This exercise asks for every line of the material that includes the word "time".

===

@@ -1392,7 +1402,8 @@
 
 int search_batch_impl(tq_segment *s, const tq_query *queries, uint32_t n_queries,
                       uint32_t out_stride, float *d_out_scores, uint32_t *d_out_docs,
-                      uint32_t *d_out_counts, void *hip_stream, const CallOpts &co) {
+                      uint32_t *d_out_counts, void *hip_stream, const CallOpts &co, uint32_t *d_out_segment_ords,
+                      uint32_t segment_ord) {
   if (!s || (!queries && n_queries) || !d_out_scores || !d_out_docs || !d_out_counts)
     return fail(TQ_ERR_INVALID, "tq_search_batch: null argument");
   if (n_queries == 0) return TQ_OK;
@@ -1400,12 +1411,12 @@
   int rc = strip_all_clauses(s, queries, n_queries, strip);
   if (rc != TQ_OK) return rc;
   if (!strip.eff.empty()) queries = strip.eff.data();
-  Batch b{s, queries, n_queries, out_stride, d_out_scores, d_out_docs, d_out_counts, hip_stream, co};
+  Batch b{s, queries, n_queries, out_stride, d_out_scores, d_out_docs, d_out_counts, hip_stream, co, d_out_segment_ords, segment_ord};
   b.n_all_queries = strip.n_all_based;
   b.set_q = strip.n_set ? strip.set_q.data() : nullptr;
   rc = plan_batch(b);
   while (rc != TQ_OK && b.replan) {
-    b = Batch{s, queries, n_queries, out_stride, d_out_scores, d_out_docs, d_out_counts, hip_stream, b.co};
+    b = Batch{s, queries, n_queries, out_stride, d_out_scores, d_out_docs, d_out_counts, hip_stream, b.co, d_out_segment_ords, segment_ord};
     b.n_all_queries = strip.n_all_based;
     b.set_q = strip.n_set ? strip.set_q.data() : nullptr;
     rc = plan_batch(b);
@@ -1514,6 +1525,26 @@
   }
 }
 
+int tq_search_batch_device_rows(tq_segment *s, const tq_query *queries, uint32_t n_queries,
+                                uint32_t out_stride, float *d_out_scores, uint32_t *d_out_segment_ords,
+                                uint32_t *d_out_docs, uint32_t *d_out_counts, uint32_t segment_ord,
+                                const tq_search_opts *opts, void *hip_stream) {
+  if (!s) return fail(TQ_ERR_INVALID, "tq_search_batch: null segment");
+  if (!d_out_segment_ords) return fail(TQ_ERR_INVALID, "tq_search_batch_device_rows: null argument");
+  try {
+    TQ_SEGMENT_LOCK(s);
+    CallOpts co;
+    const int rc = resolve_opts(s, opts, co);
+    if (rc != TQ_OK) return rc;
+    return search_batch_impl(s, queries, n_queries, out_stride, d_out_scores, d_out_docs,
+                             d_out_counts, hip_stream, co, d_out_segment_ords, segment_ord);
+  } catch (const std::exception &e) {
+    return fail(TQ_ERR_HIP, "tq_search_batch_device_rows: %s", e.what());
+  } catch (...) {
+    return fail(TQ_ERR_HIP, "tq_search_batch_device_rows: unknown exception");
+  }
+}
+
 int tq_search_batch(tq_segment *s, const tq_query *queries, uint32_t n_queries,
                     uint32_t out_stride, float *out_scores, uint32_t *out_docs,
                     uint32_t *out_counts) {
diff --git a/tantivy_amd/csrc/tq_ushare.hip b/tantivy_amd/csrc/tq_ushare.hip
--- a/tantivy_amd/csrc/tq_ushare.hip
+++ b/tantivy_amd/csrc/tq_ushare.hip
@@ -771,44 +771,77 @@
   if (lane == 0 && n_scored) atomicAdd(sload(&p.sinks->match_counter), (unsigned long long)n_scored);
 }
 
+constexpr uint32_t kMergeWaves = 16, kMergeStageRow = 64;
 template <int KPL, typename QT>
-__global__ __launch_bounds__(64) void merge_lists_kernel(TqkMergeParams p, const uint32_t *list_count) {
+__global__ __launch_bounds__(64 * kMergeWaves) void merge_lists_kernel(TqkMergeParams p, const uint32_t *list_count) {
+  __shared__ uint32_t s_rows[3][kMergeWaves * kMergeStageRow];
+  __shared__ uint32_t s_out_q[kMergeWaves], s_count[kMergeWaves];
   const int lane = (int)__lane_id();
-  const uint32_t q = blockIdx.x;
-  if (q >= p.n_queries) return;
-  const QT *Q = uni_ptr(reinterpret_cast<const QT *>(p.queries) + q);
-  const uint32_t k = uni(Q->k);
-  const uint32_t n = uni(list_count[uni(Q->chunk_first)]);
-  const uint64_t *src = p.partials + (size_t)uni(Q->part_start);
-  TopK<KPL> tk;
-  tk.reset(k);
-  for (uint32_t i0 = 0; i0 < n; i0 += 256u) {
-    uint64_t keys[4];
-#pragma unroll
-    for (uint32_t u = 0; u < 4u; ++u) {
-      const uint32_t i = i0 + 64u * u + (uint32_t)lane;
-      keys[u] = i < n ? src[i] : 0ull;
-    }
-#pragma unroll
-    for (uint32_t u = 0; u < 4u; ++u) tk.offer(keys[u] != 0ull, keys[u], lane);
+  const uint32_t wave = uni(threadIdx.x >> 6);
+  const uint32_t q0 = blockIdx.x * kMergeWaves, q = q0 + wave;
+  const bool staged = p.out_stride <= kMergeStageRow;
+  if (q < p.n_queries) {
+    const QT *Q = uni_ptr(reinterpret_cast<const QT *>(p.queries) + q);
+    const uint32_t k = uni(Q->k);
+    const uint32_t n = uni(list_count[uni(Q->chunk_first)]);
+    const uint64_t *src = p.partials + (size_t)uni(Q->part_start);
+    TopK<KPL> tk;
+    tk.reset(k);
+    for (uint32_t i0 = 0; i0 < n; i0 += 256u) {
+      uint64_t keys[4];
+#pragma unroll
+      for (uint32_t u = 0; u < 4u; ++u) {
+        const uint32_t i = i0 + 64u * u + (uint32_t)lane;
+        keys[u] = i < n ? src[i] : 0ull;
+      }
+#pragma unroll
+      for (uint32_t u = 0; u < 4u; ++u) tk.offer(keys[u] != 0ull, keys[u], lane);
+    }
+    const uint32_t out_q = p.out_index ? p.out_index[q] : q;
+    if (!staged) {
+      write_topk_rows<KPL>(p, tk, k, out_q, lane);
+    } else {
+      const bool real = (uint32_t)lane < k && tk.v[0] != 0ull;
+      const uint32_t count = (uint32_t)__popcll(__ballot(real));
+      if ((uint32_t)lane < p.out_stride) {
+        const uint32_t at = wave * p.out_stride + (uint32_t)lane;
+        s_rows[0][at] = real ? __float_as_uint(key_score(tk.v[0])) : __float_as_uint(0.0f);
+        s_rows[1][at] = real ? key_doc(tk.v[0]) : TQD_TERMINATED;
+        s_rows[2][at] = real ? p.segment_ord : 0xFFFFFFFFu;
+      }
+      if (lane == 0) {
+        s_out_q[wave] = out_q;
+        s_count[wave] = count;
+      }
+    }
   }
-  const uint32_t out_q = p.out_index ? p.out_index[q] : q;
-  uint32_t count = 0;
-#pragma unroll
-  for (int r = 0; r < KPL; ++r) {
-    const uint32_t rank = (uint32_t)r * 64u + (uint32_t)lane;
-    const bool real = rank < k && tk.v[r] != 0ull;
-    count += (uint32_t)__popcll(__ballot(real));
-    if (rank < p.out_stride) {
-      p.out_scores[(uint64_t)out_q * p.out_stride + rank] = real ? key_score(tk.v[r]) : 0.0f;
-      p.out_docs[(uint64_t)out_q * p.out_stride + rank] = real ? key_doc(tk.v[r]) : TQD_TERMINATED;
-    }
+  if (!staged) return;
+  __syncthreads();
+  const uint32_t n_live = p.n_queries - q0 < kMergeWaves ? p.n_queries - q0 : kMergeWaves;
+  const uint32_t base = s_out_q[0];
+  const bool in_run = (uint32_t)lane >= n_live || s_out_q[(uint32_t)lane < n_live ? lane : 0] == base + (uint32_t)lane;
+  const bool contiguous = __ballot(in_run) == ~0ull;
+  uint32_t *o_scores = reinterpret_cast<uint32_t *>(p.out_scores);
+  if (contiguous) {
+    const uint32_t i = threadIdx.x;
+    if (i < n_live * p.out_stride) {
+      const uint64_t o = (uint64_t)base * p.out_stride + i;
+      o_scores[o] = s_rows[0][i];
+      p.out_docs[o] = s_rows[1][i];
+      if (p.out_segment_ords) p.out_segment_ords[o] = s_rows[2][i];
+    }
+    if (i < n_live) p.out_counts[base + i] = s_count[i];
+  } else if (q < p.n_queries) {
+    const uint32_t out_q = s_out_q[wave];
+    if ((uint32_t)lane < p.out_stride) {
+      const uint32_t at = wave * p.out_stride + (uint32_t)lane;
+      const uint64_t o = (uint64_t)out_q * p.out_stride + (uint32_t)lane;
+      o_scores[o] = s_rows[0][at];
+      p.out_docs[o] = s_rows[1][at];
+      if (p.out_segment_ords) p.out_segment_ords[o] = s_rows[2][at];
+    }
+    if (lane == 0) p.out_counts[out_q] = s_count[wave];
   }
-  for (uint32_t rank = (uint32_t)(KPL * 64) + (uint32_t)lane; rank < p.out_stride; rank += 64u) {
-    p.out_scores[(uint64_t)out_q * p.out_stride + rank] = 0.0f;
-    p.out_docs[(uint64_t)out_q * p.out_stride + rank] = TQD_TERMINATED;
-  }
-  if (lane == 0) p.out_counts[out_q] = count;
 }
 
 }
@@ -828,7 +861,7 @@
 hipError_t tqk_launch_merge_lists(const TqkMergeParams &m, const uint32_t *list_count, int kpl, bool compact,
                                   hipStream_t st) {
   if (m.n_queries == 0) return hipSuccess;
-  const dim3 grid(m.n_queries), block(64);
+  const dim3 grid((m.n_queries + kMergeWaves - 1u) / kMergeWaves), block(64u * kMergeWaves);
   if (compact) {
     switch (kpl) {
       case 1: merge_lists_kernel<1, TqdAQuery><<<grid, block, 0, st>>>(m, list_count); break;
diff --git a/tantivy_amd/distributed.py b/tantivy_amd/distributed.py
--- a/tantivy_amd/distributed.py
+++ b/tantivy_amd/distributed.py
@@ -126,6 +126,7 @@
         self._ev_at = 0
         self._trace = bool(os.environ.get("TQ_RUNNER_TRACE"))
         self.n = self.k = 0
+        self._native_args = None
         self._ex_events = []
         self._agree("local segments per rank", self.n_local)
 
@@ -187,6 +188,11 @@
         self._zero_copy = os.environ.get("TQ_RUNNER_D2H_COPY", "0") != "1"
         self.host = list(views(self._host_all))
         self.merged = tuple(self.host) if self._zero_copy else views(self._merged_all)
+        self._native_args = None
+        if W == 1 and not self.force_exchange and os.environ.get("TQ_RUNNER_ONE_CALL", "1") != "0":
+            slabs = [t.data_ptr() for t in self.local] if S > 1 else [None, None, None]
+            self._native_args = (self.dev._s, int(k)) + tuple(t.data_ptr() for t in self.merged) + tuple(slabs) + \
+                (C.c_void_p(self.stream),)
 
     def prepare_next(self, queries, k, marshalled):
         if (len(queries), k) != (self.n, self.k):
@@ -197,6 +203,16 @@
         return self.dev.commit_next()
 
     def enqueue(self):
+        if self._native_args is not None:
+            t0 = time.perf_counter() if self._trace else 0.0
+            B._check(B.lib().tqh_search_prepared_device(*self._native_args), host=True)
+            if not self._zero_copy:
+                B._check(B.lib().tq_copy_to_host_async(
+                    self.dev.ctx, int(self.device), self._host_all.data_ptr(), self._merged_all.data_ptr(),
+                    self._merged_all.numel() * 4, C.c_void_p(self.stream)))
+            if self._trace and time.perf_counter() - t0 > 0.003:
+                print("[runner] native step %.2f ms" % ((time.perf_counter() - t0) * 1e3), file=sys.stderr)
+            return
         torch = self.torch
         n, k, S, W = self.n, self.k, self.n_local, self.world
         sc, dc, ct = self.local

===

• [Solution below]:
+            t0 = time.perf_counter() if self._trace else 0.0
+            if self._trace and time.perf_counter() - t0 > 0.003:
+                print("[runner] native step %.2f ms" % ((time.perf_counter() - t0) * 1e3), file=sys.stderr)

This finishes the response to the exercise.